PROBLEM TO WORK ON =
Among these records, tally each line with the word "part"; the answer is that number alone.

[Entries taken from a collection]
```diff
@@ -205,6 +206,8 @@
 
 
 def wino_instance(pc, H, W, fused_affine):
+    if WINO_TILE[0] == 'split':
+        return 'split'
     can32 = pc.Cin % 8 == 0 and (not fused_affine or pc.Cin <= 256)
     if WINO_TILE[0] == '64' or not can32:
         return '64'
@@ -214,16 +217,26 @@
 
 
 WINO32_MAX_PIXELS = 40 * 40
+WINO_SPLIT_MIN_PIXELS = 160 * 160
 
 
 def WINO_AUTO(pc, H, W, fused_affine):
-    return '32' if H * W <= WINO32_MAX_PIXELS else '64'
+    if H * W <= WINO32_MAX_PIXELS:
+        return '32'
+    if pc.Cin >= 256 and pc.Cout >= 256 and H * W >= WINO_SPLIT_MIN_PIXELS:
+        return 'split'
+    return '64'
 
 
 def wino_gn_slots(pc, H, W, fused_affine):
     if wino_instance(pc, H, W, fused_affine) == '32':
         return ((H + 7) // 8) * ((W + 15) // 16)
     return ((H + 15) // 16) * ((W + 15) // 16)
+
+
+WINO_IMAGES = {'64': ('wino', 'cpr_wino_pack_weights', 16, torch.float32, 'cpr_conv3x3_wino_fwd'),
+               '32': ('wino32', 'cpr_wino32_pack_weights', 16, torch.float32, 'cpr_conv3x3_wino32_fwd'),
+               'split': ('wino_split', 'cpr_wino_split_pack_weights', 48, torch.bfloat16, 'cpr_conv3x3_wino_split_fwd')}
 
 
 def is_b8(x):
@@ -241,10 +254,10 @@
         N, H, W, Cin = x.shape
     assert x.dtype == torch.float32 and Cin == pc.Cin and pc.KH == 3 and pc.stride == 1 and pc.padding == 1
     inst = wino_instance(pc, H, W, in_ab is not None)
-    attr, pack_fn = ('wino32', 'cpr_wino32_pack_weights') if inst == '32' else ('wino', 'cpr_wino_pack_weights')
+    attr, pack_fn, per_w, img_dtype, fwd_fn = WINO_IMAGES[inst]
     if getattr(pc, attr) is None:
         pack_ready(pc)
-        wino = torch.empty((16 * pc.Cin * pc.Cout,), device=x.device, dtype=torch.float32)
+        wino = torch.empty((per_w * pc.Cin * pc.Cout,), device=x.device, dtype=img_dtype)
         _lib.call(pack_fn, _ptr(pc.w), _ptr(wino), pc.Cin, pc.Cout, pc.Kpad, _stream())
         setattr(pc, attr, wino)
         pc._packed()
@@ -260,12 +273,12 @@
     if in_ab is not None:
         a, b = in_ab
         assert Cin <= 512
-    _lib.call('cpr_conv3x3_wino32_fwd' if inst == '32' else 'cpr_conv3x3_wino_fwd', _ptr(x), _ptr(getattr(pc, attr)), _ptr(out),
+    _lib.call(fwd_fn, _ptr(x), _ptr(getattr(pc, attr)), _ptr(out),
               _ptr(scale), _ptr(bias), _ptr(a), _ptr(b), _ptr(part), N, H, W, Cin, pc.Cout, CONV_RELU if relu else 0, int(in_relu),
               (1 if in_b8 else 0) | (2 if out_b8 else 0), _stream())
     if TRACE_CONV_VARIANT[0]:
-        TRACE_CONV_VARIANT[1] = ('wino32' if inst == '32' else 'wino',
-                                 (1 if in_b8 else 0) | (2 if out_b8 else 0) | (4 if in_ab is not None else 0))
+        TRACE_CONV_VARIANT[1] = ('bf16', 0) if inst == 'split' else (
+            'wino32' if inst == '32' else 'wino', (1 if in_b8 else 0) | (2 if out_b8 else 0) | (4 if in_ab is not None else 0))
     return (out, part) if gn_part else out
 
 
```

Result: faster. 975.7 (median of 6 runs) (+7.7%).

ANSWER TO THIS PROBLEM =
2